Exercise brief: Among the lines below, copy exactly those from the one with "cur_pp = r.pp;" through the one with "const int2 d2", counting both ends.
□ □ □
template <int C, int J>
__global__ void __launch_bounds__(128 + 128 * J, 1) xcorr_fold_tc_kernel(const __grid_constant__ TcParams p) {
  using SM = TcSmem<C, J>;
  constexpr tc::Layout LAY{C, J};
  constexpr int NPAD = LAY.npad(), NJOB = LAY.njob();
  constexpr int NACC = NJOB / 2;
  constexpr int CG = C / 8;
  constexpr int NV = C / 2;
  static_assert(C % 8 == 0, "digit planes must start on an 8-column group of the accumulator fragment");
  static_assert(SM::TOTAL <= 232448, "shared memory");
  extern __shared__ __align__(128) uint8_t smem[];
  const int tid = threadIdx.x, warp = tid >> 5, lane = tid & 31;
  uint8_t* sP = smem + SM::P;
  float* sWin = reinterpret_cast<float*>(smem + SM::WIN);
  float* sCorr = reinterpret_cast<float*>(smem + SM::CORR);
  int* sDoff = reinterpret_cast<int*>(smem + SM::DOFF);
  const uint32_t bar0 = smem_u32(smem + SM::BAR);
  const uint32_t BAR_PFULL = bar0, BAR_PEMPTY = bar0 + 16, BAR_RAW = bar0 + 32, BAR_BFULL = bar0 + 48;

  for (int i = tid; i < NPAD * tc::WROW; i += LAY.threads()) sWin[i] = 0.f;
  if (tid == 0) {
    for (int i = 0; i < 2; i++) {
      mbar_init(BAR_PFULL + 8 * i, 1);
      mbar_init(BAR_PEMPTY + 8 * i, 4 * J);
      mbar_init(BAR_RAW + 8 * i, 1);
      mbar_init(BAR_BFULL + 8 * i, 1);
    }
    asm volatile("fence.mbarrier_init.release.cluster;" ::: "memory");
  }
  __syncthreads();

  if (warp == 0) {
    const uint64_t iq_lo = reinterpret_cast<uint64_t>(p.iq), iq_hi = iq_lo + p.iq_bytes;
    const uint32_t raw_addr = smem_u32(smem + SM::RAW);
    auto issue_raw = [&](const TcStep& s, uint32_t rs) -> uint32_t {
      const int smin = __ldg(&p.geo[s.r.pp].smin[s.m]);
      const uint64_t z = iq_lo + 2ull * ((uint64_t)s.r.b * p.n_cap + (uint64_t)(s.r.p0 + (int)(tc::NT * s.k) + smin));
      const uint64_t zal = z & ~15ull;
      uint32_t bytes = 0, rem = 0;
      if (zal < iq_hi) {
        const uint64_t avail = iq_hi - zal;
        const uint64_t left = avail & ~15ull;
        if (left < (uint64_t)(tc::RAW_BYTES - 16)) { bytes = (uint32_t)left; rem = (uint32_t)(avail - left); }
        else bytes = (uint32_t)(tc::RAW_BYTES - 16);
      }
      if ((uint32_t)lane < rem) smem[SM::RAW + rs * tc::RAW_BYTES + bytes + lane] = __ldg(reinterpret_cast<const uint8_t*>(zal) + bytes + lane);
      if (lane == 0) {
        if (bytes) {
          mbar_arrive_expect_tx(BAR_RAW + 8 * rs, bytes);
          bulk_g2s(raw_addr + rs * tc::RAW_BYTES, reinterpret_cast<const void*>(zal), bytes, BAR_RAW + 8 * rs);
        } else {
          mbar_arrive(BAR_RAW + 8 * rs);
        }
      }
      return (uint32_t)(z - zal);
    };
    TcStep cur, nxt;
    cur.init(p);
    nxt = cur;
    if (nxt.ok) nxt.advance(p);
    uint32_t zo_cur = 0, zo_nxt = 0;
    if (cur.ok) zo_cur = issue_raw(cur, 0);
    for (uint32_t i = 0; cur.ok; i++) {
      const uint32_t stage = i & 1, use = i >> 1;
      if (nxt.ok) zo_nxt = issue_raw(nxt, stage ^ 1);
      mbar_wait(BAR_RAW + 8 * stage, use & 1);
      mbar_wait(BAR_PEMPTY + 8 * stage, (use & 1) ^ 1);
      const uint32_t* rw = reinterpret_cast<const uint32_t*>(smem + SM::RAW + stage * tc::RAW_BYTES);
      const int zo = (int)zo_cur;
      uint4* P1 = reinterpret_cast<uint4*>(sP + (stage * 2 + 0) * tc::P_BYTES);
      uint4* P2 = reinterpret_cast<uint4*>(sP + (stage * 2 + 1) * tc::P_BYTES);
#pragma unroll 2
      for (int row = lane; row < tc::NBLK * 8; row += 32) {
        const int o = zo + 16 * (row >> 3) + 2 * (row & 7);
        const int ow = o >> 2;
        const bool sh = (o & 3) != 0;
        uint32_t w[5];
#pragma unroll
        for (int e = 0; e < 5; e++) w[e] = rw[ow + e];
        uint32_t x[4], y[4];
#pragma unroll
        for (int e = 0; e < 4; e++) {
          const uint32_t v = sh ? __byte_perm(w[e], w[e + 1], 0x5432) : w[e];
          x[e] = v ^ 0x80808080u;
          y[e] = __byte_perm(v, 0, 0x2301) ^ 0x7F807F80u;
        }
        P1[row] = make_uint4(x[0], x[1], x[2], x[3]);
        P2[row] = make_uint4(y[0], y[1], y[2], y[3]);
      }
      __syncwarp();
      fence_async_smem();
      __syncwarp();
      if (lane == 0) mbar_arrive(BAR_PFULL + 8 * stage);
      cur = nxt;
      zo_cur = zo_nxt;
      if (nxt.ok) nxt.advance(p);
    }
  } else if (warp >= 4) {
    const int job = (warp >> 2) - 1;
    const int wq = warp & 3;
    const int wt = tid - 128 * (job + 1);
    const int cb = 2 * (lane & 3);
    const uint32_t BAR_ID = 1 + job;
    const uint32_t sP_addr = smem_u32(sP), sBj_addr = smem_u32(smem + SM::B + job * LAY.b_job_bytes());
    const uint32_t my_bfull = BAR_BFULL + 8 * job;
    char* myWinB = reinterpret_cast<char*>(sWin + (job * C + cb) * tc::WROW + tc::HALO + 16 * wq + (lane >> 2));
    const float* cre = sCorr + job * C + cb;
    const float* cim = sCorr + NPAD + job * C + cb;
    uint32_t cur_pp = 0xffffffffu, bfull_par = 0, step = 0;
    auto mma_part = [&](int (&acc)[NACC], uint32_t a_addr) {
      const uint64_t a_desc = make_desc(a_addr, 128, 128), b_desc = make_desc(sBj_addr, 128, tc::B_SBO);
      wgmma_fence();
#pragma unroll
      for (int s = 0; s < tc::KSTEPS; s++) tc::wgmma_s8<NJOB>(acc, a_desc + (uint64_t)(s * 16), b_desc + (uint64_t)(s * 16), s > 0);
      wgmma_commit();
      wgmma_wait0(acc);
    };
    auto recombine = [&](const int (&acc)[NACC], float (&x)[NV], const float* kc) {
#pragma unroll
      for (int g = 0; g < CG; g++) {
        const float2 k2 = *reinterpret_cast<const float2*>(kc + 8 * g);
        const float kk[2] = {k2.x, k2.y};
#pragma unroll
        for (int h = 0; h < 2; h++)
#pragma unroll
          for (int e = 0; e < 2; e++) {
            const int r = 4 * g + 2 * h + e;
            const int t = acc[r] * 256 + acc[r + 4 * CG];
            const float f2 = __int_as_float((int)tc::MAGIC_BITS + acc[r + 8 * CG]);
            x[(g * 2 + h) * 2 + e] = __fadd_rn(__fmaf_rn((float)t, 256.f, f2), kk[e]);
          }
      }
    };
    TcRunIter it;
    it.init(p);
    TcRun r;
    while (it.next(p, r)) {
      if (r.pp != cur_pp) {
        named_bar(BAR_ID, 128);
        if (wt == 0) {
          constexpr uint32_t B_BYTES = (uint32_t)LAY.b_job_bytes(), CHUNK = 27648;
          mbar_arrive_expect_tx(my_bfull, B_BYTES);
          const uint8_t* src = p.b_img + (size_t)r.pp * LAY.b_bytes() + (size_t)job * B_BYTES;
          for (uint32_t o = 0; o < B_BYTES; o += CHUNK) bulk_g2s(sBj_addr + o, src + o, min(CHUNK, B_BYTES - o), my_bfull);
        }
        const float* gc = p.corr + (size_t)r.pp * 2 * NPAD;
        const int16_t* gd = p.dsh + (size_t)r.pp * tc::M_MAX * NPAD;
        for (int i = wt; i < 2 * C; i += 128) {
          const int o = (i / C) * NPAD + job * C + i % C;
          sCorr[o] = __ldg(gc + o);
        }
        for (int i = wt; i < (int)p.n_comb * C; i += 128) {
          const int o = (i / C) * NPAD + job * C + i % C;
          sDoff[o] = -4 * (int)__ldg(gd + o);
        }
        named_bar(BAR_ID, 128);
        mbar_wait(my_bfull, bfull_par);
        bfull_par ^= 1;
        cur_pp = r.pp;
      }
      const int f0 = __ldg(&p.geo[r.pp].f0);
      const uint32_t n_templ = 3u * (uint32_t)__ldg(&p.geo[r.pp].n_f);
      for (uint32_t k = 0; k < r.n_tiles; k++) {
        for (uint32_t m = 0; m < p.n_comb; m++, step++) {
          const uint32_t stage = step & 1, use = step >> 1;
          int d[CG][2];
#pragma unroll
          for (int g = 0; g < CG; g++) {
            const int2 d2 = *reinterpret_cast<const int2*>(sDoff + m * NPAD + job * C + cb + 8 * g);
            d[g][0] = d2.x;
            d[g][1] = d2.y;
          }
          mbar_wait(BAR_PFULL + 8 * stage, use & 1);
          const uint32_t a_stage = sP_addr + stage * 2 * tc::P_BYTES;
#pragma unroll 1
          for (int q = 0; q < tc::NSUB; q++) {
            int acc[NACC];
            float x[NV], rr[NV];
            mma_part(acc, a_stage + q * (tc::NSUBL / 8) * 128);
            recombine(acc, x, cre);
#pragma unroll
            for (int v = 0; v < NV; v++) rr[v] = __fmul_rn(x[v], x[v]);
            mma_part(acc, a_stage + tc::P_BYTES + q * (tc::NSUBL / 8) * 128);
            if (q == tc::NSUB - 1 && lane == 0) mbar_arrive(BAR_PEMPTY + 8 * stage);
            recombine(acc, x, cim);
#pragma unroll
            for (int v = 0; v < NV; v++) rr[v] = __fmaf_rn(x[v], x[v], rr[v]);
#pragma unroll
            for (int g = 0; g < CG; g++)
#pragma unroll
              for (int h = 0; h < 2; h++)
#pragma unroll
                for (int e = 0; e < 2; e++)
                  x[(g * 2 + h) * 2 + e] =
                      *reinterpret_cast<const float*>(myWinB + d[g][e] + ((8 * g + e) * tc::WROW + q * tc::NSUBL + 8 * h) * 4);
#pragma unroll
            for (int g = 0; g < CG; g++)
#pragma unroll
              for (int h = 0; h < 2; h++)
#pragma unroll
                for (int e = 0; e < 2; e++) {
                  const int v = (g * 2 + h) * 2 + e;
                  *reinterpret_cast<float*>(myWinB + d[g][e] + ((8 * g + e) * tc::WROW + q * tc::NSUBL + 8 * h) * 4) = __fadd_rn(x[v], rr[v]);
                }
          }
          named_bar(BAR_ID, 128);
        }
        const float ncf = (float)p.n_comb, rcp = p.rcp_ncomb;
        const int pb = r.p0 + (int)(tc::NT * k) - tc::HALO;
        const bool last = k + 1 == r.n_tiles;
        const uint32_t row_end = min(n_templ, (uint32_t)((job + 1) * C));
        for (uint32_t row = job * C + wq; row < row_end; row += 4) {
          const uint32_t rf = row / 3, rt = row - 3 * rf;
          float* dst = p.single_planar + (((size_t)r.b * 3 + rt) * p.n_f_stride + f0 + rf) * tc::N_FOLD;
          float* src = sWin + row * tc::WROW;
#pragma unroll
          for (int j = lane; j < tc::NT; j += 32) {
            const int pos = pb + j;
            const float v = src[j];
            if (pos >= r.p0 && pos < r.p1) {
              const float x = __fmul_rn(v, p.inv2s);
              float qv;
              if (rcp != 0.f) {
                qv = __fmul_rn(x, rcp);
                qv = __fmaf_rn(__fmaf_rn(-ncf, qv, x), rcp, qv);
              } else {
                qv = __fdiv_rn(x, ncf);
              }
              dst[pos] = qv;
            }
          }
          const float carry = last ? 0.f : src[tc::NT + lane];
          __syncwarp();
          src[lane] = carry;
#pragma unroll
          for (int j = tc::HALO + lane; j < tc::WSTR; j += 32) src[j] = 0.f;
        }
        named_bar(BAR_ID, 128);
      }
    }
  }
}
□ □ □
Result of the exercise:
        cur_pp = r.pp;
      }
      const int f0 = __ldg(&p.geo[r.pp].f0);
      const uint32_t n_templ = 3u * (uint32_t)__ldg(&p.geo[r.pp].n_f);
      for (uint32_t k = 0; k < r.n_tiles; k++) {
        for (uint32_t m = 0; m < p.n_comb; m++, step++) {
          const uint32_t stage = step & 1, use = step >> 1;
          int d[CG][2];
#pragma unroll
          for (int g = 0; g < CG; g++) {
            const int2 d2 = *reinterpret_cast<const int2*>(sDoff + m * NPAD + job * C + cb + 8 * g);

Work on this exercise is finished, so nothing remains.